struct SlotEmitArgs {
  const uint32_t *counts;
  const uint64_t *bins;
  uint32_t bin_cap;
  const wc_surfel *slots;
  const wc_surfel_id *slot_ids;
  uint32_t *status;
  wc_surfel *out;
  wc_surfel_id *out_ids;
  uint64_t cap;
  uint32_t *next_ctrl;
  uint32_t next_words;
};
__device__ __forceinline__ void slot_emit_body(const SlotEmitArgs &E, const uint32_t bid, const uint32_t nblk) {
  const uint32_t *__restrict__ counts = E.counts;
  const uint64_t *__restrict__ bins = E.bins;
  const uint32_t bin_cap = E.bin_cap;
  const wc_surfel *__restrict__ slots = E.slots;
  const wc_surfel_id *__restrict__ slot_ids = E.slot_ids;
  uint32_t *status = E.status;
  wc_surfel *out = E.out;
  wc_surfel_id *out_ids = E.out_ids;
  const uint64_t cap = E.cap;
  uint32_t *next_ctrl = E.next_ctrl;
  const uint32_t next_words = E.next_words;
  __shared__ uint64_t s_item[4][kSlotBinMax];
  if (next_ctrl) {
    const uint32_t i = bid * 256u + threadIdx.x;
    if (i < next_words) next_ctrl[i] = (i == 8u || i == 9u) ? status[i] : 0u;
  }
  __shared__ uint32_t s_sorted[4][kSlotBinMax];
  __shared__ uint32_t s_red[4];
  const int t = threadIdx.x, w = t >> 6, lane = t & 63;
  const uint32_t b0 = bid * 4u;
  static_assert(kBuckets / 4 <= 4 * 256, "four uint4 loads per thread cover the counts");
  const uint4 *c4 = (const uint4 *)counts;
  uint4 v[4];
#pragma unroll
  for (int k = 0; k < 4; ++k) {
    const uint32_t i = (uint32_t)t + 256u * k;
    v[k] = i < bid ? c4[i] : make_uint4(0u, 0u, 0u, 0u);
  }
  const uint4 own = c4[bid];
  const uint64_t *bin = bins + (size_t)(b0 + w) * bin_cap;
  const uint64_t first = (uint32_t)lane < bin_cap ? bin[lane] : 0ull;
  uint32_t part = 0;
#pragma unroll
  for (int k = 0; k < 4; ++k) part += v[k].x + v[k].y + v[k].z + v[k].w;
  for (int off = 32; off >= 1; off >>= 1) part += __shfl_xor(part, off);
  if (lane == 0) s_red[w] = part;
  __syncthreads();
  uint32_t base = s_red[0] + s_red[1] + s_red[2] + s_red[3];
  const uint32_t c0 = own.x, c1 = own.y, c2 = own.z, c3 = own.w;
  if (bid == nblk - 1 && t == 0) {
    status[0] = base + c0 + c1 + c2 + c3;
    uint32_t *hm = host_mailbox(status);
    if (hm) {
      hm[0] = base + c0 + c1 + c2 + c3;
      uint32_t queued = status[4];
      const uint32_t *fxc = counts + kBuckets;
      for (int j = 0; j < 16; ++j) queued += fxc[(16 + j) * 32];
      hm[4] = queued;
      hm[5] = status[5];
    }
  }
  base += (w > 0 ? c0 : 0u) + (w > 1 ? c1 : 0u) + (w > 2 ? c2 : 0u);
  const uint32_t c = w == 0 ? c0 : (w == 1 ? c1 : (w == 2 ? c2 : c3));
  if (c == 0) return;
  if (c > bin_cap) {
    if (lane == 0) raise_flag(status, kFlagSlotBinOverflow);
    return;
  }
  auto before = [&](uint64_t other, uint64_t mine) -> bool {
    if ((other >> 32) == (mine >> 32) && other != mine) {
      const double to = slots[(uint32_t)other].t, tm = slots[(uint32_t)mine].t;
      return to < tm || (to == tm && surfel_id_less(slot_ids[(uint32_t)other], slot_ids[(uint32_t)mine]));
    }
    return other < mine;
  };
  if (c <= 64u) {
    const uint32_t lo = (uint32_t)first, hi = (uint32_t)(first >> 32);
    uint32_t rank = 0;
    for (uint32_t j = 0; j < c; ++j) {
      const uint64_t other = ((uint64_t)(uint32_t)__builtin_amdgcn_readlane((int)hi, (int)j) << 32) | (uint32_t)__builtin_amdgcn_readlane((int)lo, (int)j);
      if ((uint32_t)lane < c) rank += before(other, first) ? 1u : 0u;
    }
    if ((uint32_t)lane < c) s_sorted[w][rank] = lo;
  } else {
    s_item[w][lane] = first;
    for (uint32_t i = lane + 64; i < c; i += 64) s_item[w][i] = bin[i];
    __builtin_amdgcn_wave_barrier();
    for (uint32_t i = lane; i < c; i += 64) {
      const uint64_t mine = s_item[w][i];
      uint32_t rank = 0;
      for (uint32_t j = 0; j < c; ++j) rank += before(s_item[w][j], mine) ? 1u : 0u;
      s_sorted[w][rank] = (uint32_t)mine;
    }
  }
  __builtin_amdgcn_wave_barrier();
  const int sub = lane / 10, piece = lane - sub * 10;
  if (sub >= 6) return;
  auto load = [&](uint32_t r, bool on) -> double2 {
    double2 d = make_double2(0.0, 0.0);
    if (!on) return d;
    const uint32_t sl = s_sorted[w][r];
    if (piece < 9)
      d = ((const double2 *)(slots + sl))[piece];
    else if (out_ids) {
      const uint4 q = *(const uint4 *)(slot_ids + sl);
      d = *(const double2 *)&q;
    }
    return d;
  };
  auto store = [&](uint32_t r, bool on, const double2 &d) {
    if (!on) return;
    const uint64_t o = (uint64_t)base + r;
    if (piece < 9)
      ((double2 *)(out + o))[piece] = d;
    else if (out_ids)
      *(double2 *)(out_ids + o) = d;
  };
  if (c <= 12u) {
    const uint32_t r = sub;
    const bool on0 = r < c && (uint64_t)base + r < cap, on1 = r + 6 < c && (uint64_t)base + r + 6 < cap;
    const double2 d0 = load(r, on0), d1 = load(r + 6, on1);
    store(r, on0, d0);
    store(r + 6, on1, d1);
    return;
  }
  for (uint32_t r = sub; r < c; r += 24) {
    bool on[4];
    double2 d[4];
#pragma unroll
    for (int q = 0; q < 4; ++q) {
      on[q] = r + 6u * q < c && (uint64_t)base + r + 6u * q < cap;
      d[q] = load(r + 6u * q, on[q]);
    }
#pragma unroll
    for (int q = 0; q < 4; ++q) store(r + 6u * q, on[q], d[q]);
  }
}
* * * *
## Task goal
Word for word, write out each of the records above.

## Answer below
struct SlotEmitArgs {
  const uint32_t *counts;
  const uint64_t *bins;
  uint32_t bin_cap;
  const wc_surfel *slots;
  const wc_surfel_id *slot_ids;
  uint32_t *status;
  wc_surfel *out;
  wc_surfel_id *out_ids;
  uint64_t cap;
  uint32_t *next_ctrl;
  uint32_t next_words;
};
__device__ __forceinline__ void slot_emit_body(const SlotEmitArgs &E, const uint32_t bid, const uint32_t nblk) {
  const uint32_t *__restrict__ counts = E.counts;
  const uint64_t *__restrict__ bins = E.bins;
  const uint32_t bin_cap = E.bin_cap;
  const wc_surfel *__restrict__ slots = E.slots;
  const wc_surfel_id *__restrict__ slot_ids = E.slot_ids;
  uint32_t *status = E.status;
  wc_surfel *out = E.out;
  wc_surfel_id *out_ids = E.out_ids;
  const uint64_t cap = E.cap;
  uint32_t *next_ctrl = E.next_ctrl;
  const uint32_t next_words = E.next_words;
  __shared__ uint64_t s_item[4][kSlotBinMax];
  if (next_ctrl) {
    const uint32_t i = bid * 256u + threadIdx.x;
    if (i < next_words) next_ctrl[i] = (i == 8u || i == 9u) ? status[i] : 0u;
  }
  __shared__ uint32_t s_sorted[4][kSlotBinMax];
  __shared__ uint32_t s_red[4];
  const int t = threadIdx.x, w = t >> 6, lane = t & 63;
  const uint32_t b0 = bid * 4u;
  static_assert(kBuckets / 4 <= 4 * 256, "four uint4 loads per thread cover the counts");
  const uint4 *c4 = (const uint4 *)counts;
  uint4 v[4];
#pragma unroll
  for (int k = 0; k < 4; ++k) {
    const uint32_t i = (uint32_t)t + 256u * k;
    v[k] = i < bid ? c4[i] : make_uint4(0u, 0u, 0u, 0u);
  }
  const uint4 own = c4[bid];
  const uint64_t *bin = bins + (size_t)(b0 + w) * bin_cap;
  const uint64_t first = (uint32_t)lane < bin_cap ? bin[lane] : 0ull;
  uint32_t part = 0;
#pragma unroll
  for (int k = 0; k < 4; ++k) part += v[k].x + v[k].y + v[k].z + v[k].w;
  for (int off = 32; off >= 1; off >>= 1) part += __shfl_xor(part, off);
  if (lane == 0) s_red[w] = part;
  __syncthreads();
  uint32_t base = s_red[0] + s_red[1] + s_red[2] + s_red[3];
  const uint32_t c0 = own.x, c1 = own.y, c2 = own.z, c3 = own.w;
  if (bid == nblk - 1 && t == 0) {
    status[0] = base + c0 + c1 + c2 + c3;
    uint32_t *hm = host_mailbox(status);
    if (hm) {
      hm[0] = base + c0 + c1 + c2 + c3;
      uint32_t queued = status[4];
      const uint32_t *fxc = counts + kBuckets;
      for (int j = 0; j < 16; ++j) queued += fxc[(16 + j) * 32];
      hm[4] = queued;
      hm[5] = status[5];
    }
  }
  base += (w > 0 ? c0 : 0u) + (w > 1 ? c1 : 0u) + (w > 2 ? c2 : 0u);
  const uint32_t c = w == 0 ? c0 : (w == 1 ? c1 : (w == 2 ? c2 : c3));
  if (c == 0) return;
  if (c > bin_cap) {
    if (lane == 0) raise_flag(status, kFlagSlotBinOverflow);
    return;
  }
  auto before = [&](uint64_t other, uint64_t mine) -> bool {
    if ((other >> 32) == (mine >> 32) && other != mine) {
      const double to = slots[(uint32_t)other].t, tm = slots[(uint32_t)mine].t;
      return to < tm || (to == tm && surfel_id_less(slot_ids[(uint32_t)other], slot_ids[(uint32_t)mine]));
    }
    return other < mine;
  };
  if (c <= 64u) {
    const uint32_t lo = (uint32_t)first, hi = (uint32_t)(first >> 32);
    uint32_t rank = 0;
    for (uint32_t j = 0; j < c; ++j) {
      const uint64_t other = ((uint64_t)(uint32_t)__builtin_amdgcn_readlane((int)hi, (int)j) << 32) | (uint32_t)__builtin_amdgcn_readlane((int)lo, (int)j);
      if ((uint32_t)lane < c) rank += before(other, first) ? 1u : 0u;
    }
    if ((uint32_t)lane < c) s_sorted[w][rank] = lo;
  } else {
    s_item[w][lane] = first;
    for (uint32_t i = lane + 64; i < c; i += 64) s_item[w][i] = bin[i];
    __builtin_amdgcn_wave_barrier();
    for (uint32_t i = lane; i < c; i += 64) {
      const uint64_t mine = s_item[w][i];
      uint32_t rank = 0;
      for (uint32_t j = 0; j < c; ++j) rank += before(s_item[w][j], mine) ? 1u : 0u;
      s_sorted[w][rank] = (uint32_t)mine;
    }
  }
  __builtin_amdgcn_wave_barrier();
  const int sub = lane / 10, piece = lane - sub * 10;
  if (sub >= 6) return;
  auto load = [&](uint32_t r, bool on) -> double2 {
    double2 d = make_double2(0.0, 0.0);
    if (!on) return d;
    const uint32_t sl = s_sorted[w][r];
    if (piece < 9)
      d = ((const double2 *)(slots + sl))[piece];
    else if (out_ids) {
      const uint4 q = *(const uint4 *)(slot_ids + sl);
      d = *(const double2 *)&q;
    }
    return d;
  };
  auto store = [&](uint32_t r, bool on, const double2 &d) {
    if (!on) return;
    const uint64_t o = (uint64_t)base + r;
    if (piece < 9)
      ((double2 *)(out + o))[piece] = d;
    else if (out_ids)
      *(double2 *)(out_ids + o) = d;
  };
  if (c <= 12u) {
    const uint32_t r = sub;
    const bool on0 = r < c && (uint64_t)base + r < cap, on1 = r + 6 < c && (uint64_t)base + r + 6 < cap;
    const double2 d0 = load(r, on0), d1 = load(r + 6, on1);
    store(r, on0, d0);
    store(r + 6, on1, d1);
    return;
  }
  for (uint32_t r = sub; r < c; r += 24) {
    bool on[4];
    double2 d[4];
#pragma unroll
    for (int q = 0; q < 4; ++q) {
      on[q] = r + 6u * q < c && (uint64_t)base + r + 6u * q < cap;
      d[q] = load(r + 6u * q, on[q]);
    }
#pragma unroll
    for (int q = 0; q < 4; ++q) store(r + 6u * q, on[q], d[q]);
  }
}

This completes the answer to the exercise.